Congrats any other pics? Does the 1 antler go all squiggly? Is there a story to go along with her kill?


----------



## DL07 (Jul 21, 2011)

Thanks guys! In all the excitement i left out a few things. This is her 1st year hunting with me and tonight was the 1st time she has shot an animal of any kind. She made an awesome shot. 25 yard double lung and he only went about 30 yards and expired


----------



## DL07 (Jul 21, 2011)

Sorry guys im all kinds of excited. We will get better pics tomorrow and I will write up a better story.


----------



## fastwater (Apr 1, 2014)

What a great deer!
Congrats to you Mrs DL07!!


----------



## EnonEye (Apr 13, 2011)

wowie great! that chili's gonna be great too


----------



## bobk (Apr 30, 2004)

What an impressive first deer let alone first animal.

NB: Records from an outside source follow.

# wsakobe/CylinderTag

Measured on AMD Instinct MI355X. Metric: frames/sec detect() 1920x1080, higher is better.
Workload: dtype u8; 1 GPU; synthetic 1920x1080 random-stripe frames, 4096 per step over 1 GPU(s), 4 planted CTag_2f12c markers each, detect(img,5,true,5), inputs resident in HBM; frames_per_gpu=4096, chunk=4096, parallelism=frames sharded, dp1, gather=none (1 GPU)

## Files before the change

cylindertag_amd/csrc/k_quad.hip:

```cpp
#include "ctag_internal.h"
#include "ctag_math.h"
#include <cstdio>
#include <type_traits>
#include <cstdlib>

namespace ctag {

struct QuadPtrs {
    const uint16_t* labels;
    const int32_t* tile_base;
    const int32_t* root_of;
    const int32_t* ncand;
    const Candidate* cand;
    QuadOut* quads;
    uint32_t* frame_flags;
    int32_t* line_count;
    int32_t* clp_used;
    uint32_t* cl_pool;
    LineDesc* line_desc;
    int32_t* line_sorted;
    int32_t* line_long;
    float* line_fit;
    CandAux* cand_aux;
    const uint8_t* pick_table;
// ... 38 lines not shown
__device__ __forceinline__ bool solve2x2(float a00, float a01, float a10, float a11, float b0, float b1, float& x0, float& x1) {
    double d = (double)a00 * a11 - (double)a01 * a10;
    if (d == 0.) return false;
    d = 1. / d;
    const float t = (float)(((double)b0 * a11 - (double)b1 * a01) * d);
    x1 = (float)(((double)b1 * a00 - (double)b0 * a10) * d);
    x0 = t;
    return true;
}

struct CvRng {
    uint64_t state;
    __device__ unsigned next() {
        state = (uint64_t)(unsigned)state * 4164903690U + (unsigned)(state >> 32);
        return (unsigned)state;
    }
};

#ifndef CTAG_WCAP
#define CTAG_WCAP 16
#endif
#ifndef CTAG_WUNROLL
#define CTAG_WUNROLL 2
#endif
#define CTAG_PRAGMA_(x) _Pragma(#x)
#define CTAG_PRAGMA(x) CTAG_PRAGMA_(x)
constexpr int kWCap = CTAG_WCAP;
struct GlobalPts {
    const uint32_t* p;
    __device__ __forceinline__ float2 operator()(int j) const {
        const uint32_t v = p[j];
        return make_float2((float)ux(v), (float)uy(v));
    }
};
struct LdsPts {
    const float2* p;
    __device__ __forceinline__ float2 operator()(int j) const { return p[j]; }
};
struct LdsPackedPts {
    const uint32_t* p;
    __device__ __forceinline__ float2 operator()(int j) const {
        const uint32_t v = p[j];
        return make_float2((float)ux(v), (float)uy(v));
    }
};
struct TablePicks {
    const uint8_t* t;
    __device__ __forceinline__ int operator()(int i) const { return t[i]; }
};
struct ListPicks {
    const uint16_t* t;
    __device__ __forceinline__ int operator()(int i) const { return t[i]; }
};
struct AllPicks {
    __device__ __forceinline__ int operator()(int i) const { return i; }
};
struct RestartResult {
    float line[4];
    double err;
};
__device__ __forceinline__ RestartResult restart_result(const float* res, int rstride) {
    RestartResult r;
    for (int q = 0; q < 4; q++) r.line[q] = res[q * rstride];
    const uint64_t lo = ctm::f32_to_bits(res[4 * rstride]), hi = ctm::f32_to_bits(res[5 * rstride]);
    r.err = ctm::bits_to_f64(lo | (hi << 32));
    return r;
}
template <class Pts, class Picks>
__device__ __forceinline__ void welsch_first_fit(const Pts pts, const Picks picks, int npick, float* line) {
    double x = 0, y = 0, x2 = 0, y2 = 0, xy = 0, w = 0;
    for (int i = 0; i < npick; i++) {
        const float2 p = pts(picks(i));
        const float px = p.x, py = p.y;
        x += px;
        y += py;
        x2 += px * px;
        y2 += py * py;
        xy += px * py;
        w += 1.f;
    }
    moments_to_line(x, y, x2, y2, xy, w, line);
}
template <int WS, class Pts>
__device__ __forceinline__ bool welsch_rounds(const Pts pts, int n, double EPS, float* line, double& err, int it0, int it_stop, bool resume, float* wc, int ncache) {
    float prev[4] = {0.f, 0.f, 0.f, 0.f};
    const float c = 1 / 2.9846f;
#ifdef CTAG_WELSCH_MINERR_IN_LOOP
    double berr = 1.7976931348623157e308;
    float bl[4] = {0.f, 0.f, 0.f, 0.f};
#define CTAG_WELSCH_HAND_ON()       \
    do {                            \
        for (int q = 0; q < 4; q++) line[q] = bl[q]; \
        err = berr;                 \
    } while (0)
#else
#define CTAG_WELSCH_HAND_ON() do { } while (0)
#endif
    for (int it = it0; it < 30; it++) {
        if (it > 0 && !(resume && it == it0)) {
            const float t = line[0] * prev[0] + line[1] * prev[1];
            if (t >= ctm::kAcosBelowTenMilli) {
                const float dx = ctm::fabs32(line[2] - prev[2]);
                const float dy = ctm::fabs32(line[3] - prev[3]);
                const float d = dx > dy ? dx : dy;
                if (d < 0.01f) {
                    CTAG_WELSCH_HAND_ON();
                    return true;
                }
            }
        }
        if (it == it_stop) return false;
        const float lx = line[2], ly = line[3], nx = line[1], ny = -line[0];
        double sum_w = 0;
        err = 0;
        float2 pn0 = pts(min(0, n - 1));
        CTAG_PRAGMA(unroll CTAG_WUNROLL)
        for (int j = 0; j < ncache; j++) {
            const float2 p = pn0;
            pn0 = pts(j + 1);
            const float x = p.x - lx, y = p.y - ly;
            const float r = ctm::fabs32(nx * x + ny * y);
            err += r;
            const float wj = ctm::exp32_nonpos(-r * r * c * c);
            wc[j * WS] = wj;
            sum_w += wj;
        }
        float2 pn1 = pts(min(ncache, n - 1));
        CTAG_PRAGMA(unroll CTAG_WUNROLL)
        for (int j = ncache; j < n; j++) {
            const float2 p = pn1;
            pn1 = pts(j + 1);
            const float x = p.x - lx, y = p.y - ly;
            const float r = ctm::fabs32(nx * x + ny * y);
            err += r;
            sum_w += ctm::exp32_nonpos(-r * r * c * c);
        }
#ifdef CTAG_WELSCH_MINERR_IN_LOOP
        if (err < berr) {
            berr = err;
            for (int q = 0; q < 4; q++) bl[q] = line[q];
            if (err < EPS) return true;
        }
#else
        if (err < EPS) return true;
#endif
        double x = 0, y = 0, x2 = 0, y2 = 0, xy = 0, w = 0;
        if (ctm::fabs64(sum_w) > 1.1920928955078125e-07) {
            const double inv = 1. / sum_w;
            float2 pn2 = pts(min(0, n - 1));
            CTAG_PRAGMA(unroll CTAG_WUNROLL)
            for (int j = 0; j < ncache; j++) {
                const float2 p = pn2;
                pn2 = pts(j + 1);
                const float px = p.x, py = p.y;
                const float wj = (float)(wc[j * WS] * inv);
                x += wj * px;
                y += wj * py;
                x2 += wj * px * px;
                y2 += wj * py * py;
                xy += wj * px * py;
                w += wj;
            }
            float2 pn3 = pts(min(ncache, n - 1));
            CTAG_PRAGMA(unroll CTAG_WUNROLL)
            for (int j = ncache; j < n; j++) {
                const float2 p = pn3;
                pn3 = pts(j + 1);
                const float px = p.x, py = p.y;
                const float r = ctm::fabs32(nx * (px - lx) + ny * (py - ly));
                const float wj = (float)(ctm::exp32_nonpos(-r * r * c * c) * inv);
                x += wj * px;
                y += wj * py;
                x2 += wj * px * px;
                y2 += wj * py * py;
                xy += wj * px * py;
                w += wj;
            }
        } else {
            float2 pn4 = pts(min(0, n - 1));
            for (int j = 0; j < n; j++) {
                const float2 p = pn4;
                pn4 = pts(j + 1);
                const float px = p.x, py = p.y;
                x += px;
                y += py;
                x2 += px * px;
                y2 += py * py;
                xy += px * py;
                w += 1.f;
            }
        }
        prev[0] = line[0];
        prev[1] = line[1];
        prev[2] = line[2];
        prev[3] = line[3];
        moments_to_line(x, y, x2, y2, xy, w, line);
    }
    CTAG_WELSCH_HAND_ON();
    return true;
}
#undef CTAG_WELSCH_HAND_ON
__device__ __forceinline__ void restart_store(float* res, int rstride, const float* line, double err) {
    for (int q = 0; q < 4; q++) res[q * rstride] = line[q];
    const uint64_t eb = ctm::f64_to_bits(err);
    res[4 * rstride] = ctm::bits_to_f32((uint32_t)eb);
    res[5 * rstride] = ctm::bits_to_f32((uint32_t)(eb >> 32));
}
template <int WS, class Pts, class Picks>
__device__ __forceinline__ void welsch_restart(const Pts pts, int n, const Picks picks, int npick, double EPS, float* res, int rstride, float* wc) {
    float line[4];
    double err = 0;
    welsch_first_fit(pts, picks, npick, line);
    (void)welsch_rounds<WS>(pts, n, EPS, line, err, 0, 30, false, wc, min(n, kWCap));
    restart_store(res, rstride, line, err);
}
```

Congratulations to your wife . That had to be awesome to share it with her.


----------



## threeten (Feb 5, 2014)

WTG Mrs. DL07!!!
A lot of grit and determination all coming to fruition. You should be very proud of your accomplishment. He’s a brute. 

Ps. Nice deer too. Hahaha


----------



## Kenlow1 (Jul 14, 2012)

She took it right down to the wire! Congratulations to her. What a nice buck.


----------



## ya13ya03 (Sep 21, 2010)

First deer is a drop tine buck. You got yourself a special woman right there. Congratulations.


----------



## buckbob (Jun 14, 2017)

congrats to your wife on a fine buck


----------



## BuckeyeFishin07 (Apr 10, 2017)

Congrats to the wife on that monster! First deer huh? She is ruined for life after that one!


----------



## DL07 (Jul 21, 2011)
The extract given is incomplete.